WHAT NEEDS TO BE DONE -> Search the records for the string "splits" and return each line that has it.

AVAILABLE DATA ->
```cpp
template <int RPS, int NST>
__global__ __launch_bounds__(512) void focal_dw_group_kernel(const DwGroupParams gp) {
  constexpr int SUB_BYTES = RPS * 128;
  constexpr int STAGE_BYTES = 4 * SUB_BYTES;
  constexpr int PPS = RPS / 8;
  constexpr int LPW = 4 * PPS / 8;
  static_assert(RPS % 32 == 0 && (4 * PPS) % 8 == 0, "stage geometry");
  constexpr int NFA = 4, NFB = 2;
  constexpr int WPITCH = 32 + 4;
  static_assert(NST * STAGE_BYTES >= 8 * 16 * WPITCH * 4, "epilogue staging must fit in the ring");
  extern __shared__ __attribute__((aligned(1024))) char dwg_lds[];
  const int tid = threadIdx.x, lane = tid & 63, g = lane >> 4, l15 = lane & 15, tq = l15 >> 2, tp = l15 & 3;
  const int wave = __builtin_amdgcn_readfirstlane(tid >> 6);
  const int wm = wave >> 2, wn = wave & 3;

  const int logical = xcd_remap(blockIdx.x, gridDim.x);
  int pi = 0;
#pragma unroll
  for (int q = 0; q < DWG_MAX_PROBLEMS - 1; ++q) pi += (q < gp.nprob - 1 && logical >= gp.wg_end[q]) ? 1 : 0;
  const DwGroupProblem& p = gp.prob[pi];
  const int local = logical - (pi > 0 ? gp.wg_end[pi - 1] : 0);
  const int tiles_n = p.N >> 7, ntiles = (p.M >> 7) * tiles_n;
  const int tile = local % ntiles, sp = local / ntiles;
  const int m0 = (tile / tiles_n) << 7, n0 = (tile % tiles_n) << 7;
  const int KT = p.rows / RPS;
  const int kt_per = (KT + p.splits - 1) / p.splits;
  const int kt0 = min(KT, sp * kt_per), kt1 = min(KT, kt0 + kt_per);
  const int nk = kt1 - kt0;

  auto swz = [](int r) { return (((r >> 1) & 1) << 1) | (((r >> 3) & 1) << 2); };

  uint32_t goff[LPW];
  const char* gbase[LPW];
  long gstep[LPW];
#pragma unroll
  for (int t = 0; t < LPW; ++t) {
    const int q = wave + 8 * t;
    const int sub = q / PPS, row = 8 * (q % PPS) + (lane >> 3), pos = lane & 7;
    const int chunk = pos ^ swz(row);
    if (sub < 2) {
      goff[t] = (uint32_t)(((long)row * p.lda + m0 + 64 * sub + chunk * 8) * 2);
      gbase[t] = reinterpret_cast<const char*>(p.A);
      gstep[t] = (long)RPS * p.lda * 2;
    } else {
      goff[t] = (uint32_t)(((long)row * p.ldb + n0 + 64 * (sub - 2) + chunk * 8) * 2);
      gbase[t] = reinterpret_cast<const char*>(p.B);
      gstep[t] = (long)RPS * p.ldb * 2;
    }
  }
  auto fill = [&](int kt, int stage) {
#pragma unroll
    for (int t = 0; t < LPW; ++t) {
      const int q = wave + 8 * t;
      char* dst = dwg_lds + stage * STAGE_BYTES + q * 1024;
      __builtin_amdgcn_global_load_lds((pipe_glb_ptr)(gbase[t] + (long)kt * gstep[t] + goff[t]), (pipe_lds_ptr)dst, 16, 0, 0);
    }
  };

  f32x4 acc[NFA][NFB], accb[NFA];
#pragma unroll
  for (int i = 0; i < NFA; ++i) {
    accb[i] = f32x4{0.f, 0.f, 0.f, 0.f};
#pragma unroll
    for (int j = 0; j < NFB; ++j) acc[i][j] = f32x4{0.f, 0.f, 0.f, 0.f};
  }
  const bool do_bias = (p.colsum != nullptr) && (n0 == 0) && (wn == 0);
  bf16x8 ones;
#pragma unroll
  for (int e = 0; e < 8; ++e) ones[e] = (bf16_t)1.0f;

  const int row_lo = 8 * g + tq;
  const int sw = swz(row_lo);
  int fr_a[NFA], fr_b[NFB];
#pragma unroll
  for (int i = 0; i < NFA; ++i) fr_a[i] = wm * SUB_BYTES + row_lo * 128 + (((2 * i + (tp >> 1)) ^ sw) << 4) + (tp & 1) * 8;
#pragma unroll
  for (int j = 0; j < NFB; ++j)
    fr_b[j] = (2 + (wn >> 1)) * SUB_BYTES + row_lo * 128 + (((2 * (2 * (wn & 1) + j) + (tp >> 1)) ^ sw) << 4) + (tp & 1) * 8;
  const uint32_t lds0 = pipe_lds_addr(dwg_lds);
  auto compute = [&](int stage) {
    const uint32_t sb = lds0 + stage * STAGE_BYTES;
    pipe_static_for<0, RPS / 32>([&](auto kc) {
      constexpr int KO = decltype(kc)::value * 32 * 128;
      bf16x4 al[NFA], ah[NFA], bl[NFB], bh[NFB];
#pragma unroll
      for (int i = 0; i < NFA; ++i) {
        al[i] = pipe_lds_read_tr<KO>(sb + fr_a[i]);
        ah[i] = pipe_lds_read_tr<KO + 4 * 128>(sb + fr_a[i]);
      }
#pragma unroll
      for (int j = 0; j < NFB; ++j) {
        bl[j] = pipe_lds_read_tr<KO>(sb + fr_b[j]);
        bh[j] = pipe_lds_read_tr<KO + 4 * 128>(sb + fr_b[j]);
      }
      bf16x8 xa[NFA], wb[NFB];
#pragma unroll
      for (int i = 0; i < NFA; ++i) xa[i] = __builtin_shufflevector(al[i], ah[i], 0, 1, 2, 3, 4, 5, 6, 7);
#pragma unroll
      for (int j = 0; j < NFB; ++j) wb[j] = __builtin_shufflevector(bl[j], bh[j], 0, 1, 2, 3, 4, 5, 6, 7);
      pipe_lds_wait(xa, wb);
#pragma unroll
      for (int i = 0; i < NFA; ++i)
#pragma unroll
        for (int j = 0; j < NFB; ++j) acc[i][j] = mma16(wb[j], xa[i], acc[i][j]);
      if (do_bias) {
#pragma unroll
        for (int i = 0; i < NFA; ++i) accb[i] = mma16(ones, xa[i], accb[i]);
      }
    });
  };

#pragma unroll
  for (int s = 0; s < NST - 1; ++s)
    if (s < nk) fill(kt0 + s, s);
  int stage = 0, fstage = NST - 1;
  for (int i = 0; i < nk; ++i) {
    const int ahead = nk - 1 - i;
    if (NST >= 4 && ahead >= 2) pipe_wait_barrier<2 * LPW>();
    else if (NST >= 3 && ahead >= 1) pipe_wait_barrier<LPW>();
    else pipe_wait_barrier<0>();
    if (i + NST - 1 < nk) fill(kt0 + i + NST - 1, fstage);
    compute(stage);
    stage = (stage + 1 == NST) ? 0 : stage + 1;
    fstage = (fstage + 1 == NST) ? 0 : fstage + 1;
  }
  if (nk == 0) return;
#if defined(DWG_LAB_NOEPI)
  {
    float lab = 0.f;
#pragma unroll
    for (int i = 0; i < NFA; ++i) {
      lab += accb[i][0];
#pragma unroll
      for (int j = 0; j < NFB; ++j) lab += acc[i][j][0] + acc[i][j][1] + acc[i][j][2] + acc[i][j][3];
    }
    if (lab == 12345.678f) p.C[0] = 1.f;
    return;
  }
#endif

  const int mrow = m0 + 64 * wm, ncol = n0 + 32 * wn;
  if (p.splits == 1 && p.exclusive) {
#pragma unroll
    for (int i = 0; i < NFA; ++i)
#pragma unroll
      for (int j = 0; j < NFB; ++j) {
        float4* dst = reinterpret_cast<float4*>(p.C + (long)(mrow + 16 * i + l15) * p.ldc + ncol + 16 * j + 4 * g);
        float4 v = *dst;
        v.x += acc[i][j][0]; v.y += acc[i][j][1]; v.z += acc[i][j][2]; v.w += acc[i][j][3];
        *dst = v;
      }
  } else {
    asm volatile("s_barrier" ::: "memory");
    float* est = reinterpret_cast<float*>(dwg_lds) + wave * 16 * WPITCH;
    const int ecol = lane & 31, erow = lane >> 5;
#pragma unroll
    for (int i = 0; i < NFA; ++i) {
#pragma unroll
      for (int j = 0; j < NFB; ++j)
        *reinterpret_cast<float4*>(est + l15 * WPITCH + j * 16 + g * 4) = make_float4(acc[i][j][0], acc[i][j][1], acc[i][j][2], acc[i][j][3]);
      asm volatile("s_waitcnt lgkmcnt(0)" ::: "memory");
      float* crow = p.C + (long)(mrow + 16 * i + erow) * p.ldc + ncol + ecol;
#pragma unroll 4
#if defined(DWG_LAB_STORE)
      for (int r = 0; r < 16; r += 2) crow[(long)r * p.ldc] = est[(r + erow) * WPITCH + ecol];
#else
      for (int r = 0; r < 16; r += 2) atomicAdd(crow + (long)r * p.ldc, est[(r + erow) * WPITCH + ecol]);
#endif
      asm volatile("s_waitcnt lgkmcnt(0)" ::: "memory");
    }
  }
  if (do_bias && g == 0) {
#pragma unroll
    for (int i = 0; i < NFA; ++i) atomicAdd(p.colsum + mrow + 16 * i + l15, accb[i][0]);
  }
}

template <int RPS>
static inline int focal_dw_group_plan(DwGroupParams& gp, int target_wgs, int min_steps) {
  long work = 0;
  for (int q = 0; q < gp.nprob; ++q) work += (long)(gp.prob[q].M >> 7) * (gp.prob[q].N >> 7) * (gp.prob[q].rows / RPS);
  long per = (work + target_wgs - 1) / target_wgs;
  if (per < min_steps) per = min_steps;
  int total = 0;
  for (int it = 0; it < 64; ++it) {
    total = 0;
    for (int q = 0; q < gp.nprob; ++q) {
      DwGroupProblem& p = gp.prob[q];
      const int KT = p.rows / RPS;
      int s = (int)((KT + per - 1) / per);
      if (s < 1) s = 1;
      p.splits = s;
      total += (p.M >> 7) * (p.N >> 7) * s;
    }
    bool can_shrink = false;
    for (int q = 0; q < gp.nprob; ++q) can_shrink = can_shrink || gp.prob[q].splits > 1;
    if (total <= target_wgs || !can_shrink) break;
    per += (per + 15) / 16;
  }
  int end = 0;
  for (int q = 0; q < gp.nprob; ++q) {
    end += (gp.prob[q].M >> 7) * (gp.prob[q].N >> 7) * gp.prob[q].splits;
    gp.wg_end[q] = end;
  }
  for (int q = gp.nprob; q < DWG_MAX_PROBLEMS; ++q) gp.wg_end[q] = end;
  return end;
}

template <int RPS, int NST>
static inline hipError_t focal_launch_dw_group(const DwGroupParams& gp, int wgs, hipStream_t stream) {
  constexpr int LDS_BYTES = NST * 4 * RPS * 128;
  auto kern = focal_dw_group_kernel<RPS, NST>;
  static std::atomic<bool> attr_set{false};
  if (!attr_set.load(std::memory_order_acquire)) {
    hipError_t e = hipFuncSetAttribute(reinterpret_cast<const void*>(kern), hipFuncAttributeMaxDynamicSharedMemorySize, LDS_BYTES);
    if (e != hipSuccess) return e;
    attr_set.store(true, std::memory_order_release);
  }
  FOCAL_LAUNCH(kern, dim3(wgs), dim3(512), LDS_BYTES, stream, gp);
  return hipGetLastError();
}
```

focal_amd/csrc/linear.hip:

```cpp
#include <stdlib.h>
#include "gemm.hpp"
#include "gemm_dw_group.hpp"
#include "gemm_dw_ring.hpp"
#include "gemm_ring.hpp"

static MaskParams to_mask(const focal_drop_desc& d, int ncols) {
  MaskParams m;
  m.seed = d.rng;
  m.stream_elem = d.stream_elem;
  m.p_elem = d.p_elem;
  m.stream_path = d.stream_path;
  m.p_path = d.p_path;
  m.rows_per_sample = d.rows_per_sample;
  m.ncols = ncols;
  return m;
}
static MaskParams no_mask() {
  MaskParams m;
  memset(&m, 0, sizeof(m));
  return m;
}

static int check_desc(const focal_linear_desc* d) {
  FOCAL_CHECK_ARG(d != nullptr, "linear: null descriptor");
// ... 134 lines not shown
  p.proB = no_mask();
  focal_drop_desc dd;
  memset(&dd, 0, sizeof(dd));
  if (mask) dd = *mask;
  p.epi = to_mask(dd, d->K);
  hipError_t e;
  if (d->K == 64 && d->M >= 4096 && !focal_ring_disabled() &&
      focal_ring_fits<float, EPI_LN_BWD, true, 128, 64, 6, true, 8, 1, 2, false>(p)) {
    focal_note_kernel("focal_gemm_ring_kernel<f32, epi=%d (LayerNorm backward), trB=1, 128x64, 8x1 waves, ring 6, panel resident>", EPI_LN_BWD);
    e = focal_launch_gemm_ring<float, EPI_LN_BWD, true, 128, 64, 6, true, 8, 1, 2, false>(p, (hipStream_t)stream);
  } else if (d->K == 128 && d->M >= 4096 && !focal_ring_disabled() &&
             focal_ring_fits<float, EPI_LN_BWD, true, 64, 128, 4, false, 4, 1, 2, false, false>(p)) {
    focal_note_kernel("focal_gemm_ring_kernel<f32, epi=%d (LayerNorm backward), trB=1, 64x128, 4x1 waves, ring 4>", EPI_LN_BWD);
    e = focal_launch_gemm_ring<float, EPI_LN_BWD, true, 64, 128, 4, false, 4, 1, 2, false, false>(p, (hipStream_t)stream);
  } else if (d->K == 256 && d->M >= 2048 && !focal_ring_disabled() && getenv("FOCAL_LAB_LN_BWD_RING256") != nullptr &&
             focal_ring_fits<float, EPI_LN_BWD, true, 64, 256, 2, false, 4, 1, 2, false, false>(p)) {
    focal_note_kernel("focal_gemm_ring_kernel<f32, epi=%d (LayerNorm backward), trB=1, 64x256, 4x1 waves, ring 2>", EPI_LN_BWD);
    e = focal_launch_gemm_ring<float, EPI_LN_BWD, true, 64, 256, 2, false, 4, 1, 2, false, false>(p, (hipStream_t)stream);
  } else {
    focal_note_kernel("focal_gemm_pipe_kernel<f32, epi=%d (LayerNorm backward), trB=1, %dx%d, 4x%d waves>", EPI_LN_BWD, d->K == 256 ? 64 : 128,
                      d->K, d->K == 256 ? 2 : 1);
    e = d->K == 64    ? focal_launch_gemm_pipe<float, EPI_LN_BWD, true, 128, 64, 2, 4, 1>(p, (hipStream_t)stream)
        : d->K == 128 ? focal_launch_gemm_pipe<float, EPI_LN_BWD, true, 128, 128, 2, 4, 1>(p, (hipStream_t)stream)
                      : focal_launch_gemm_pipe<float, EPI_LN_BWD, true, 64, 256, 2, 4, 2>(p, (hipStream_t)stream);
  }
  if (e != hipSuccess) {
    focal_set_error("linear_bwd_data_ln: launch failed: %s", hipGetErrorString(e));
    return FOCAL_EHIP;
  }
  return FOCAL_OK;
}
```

WRITTEN ANSWER ->
  const int kt_per = (KT + p.splits - 1) / p.splits;
  if (p.splits == 1 && p.exclusive) {
      p.splits = s;
    for (int q = 0; q < gp.nprob; ++q) can_shrink = can_shrink || gp.prob[q].splits > 1;
    end += (gp.prob[q].M >> 7) * (gp.prob[q].N >> 7) * gp.prob[q].splits;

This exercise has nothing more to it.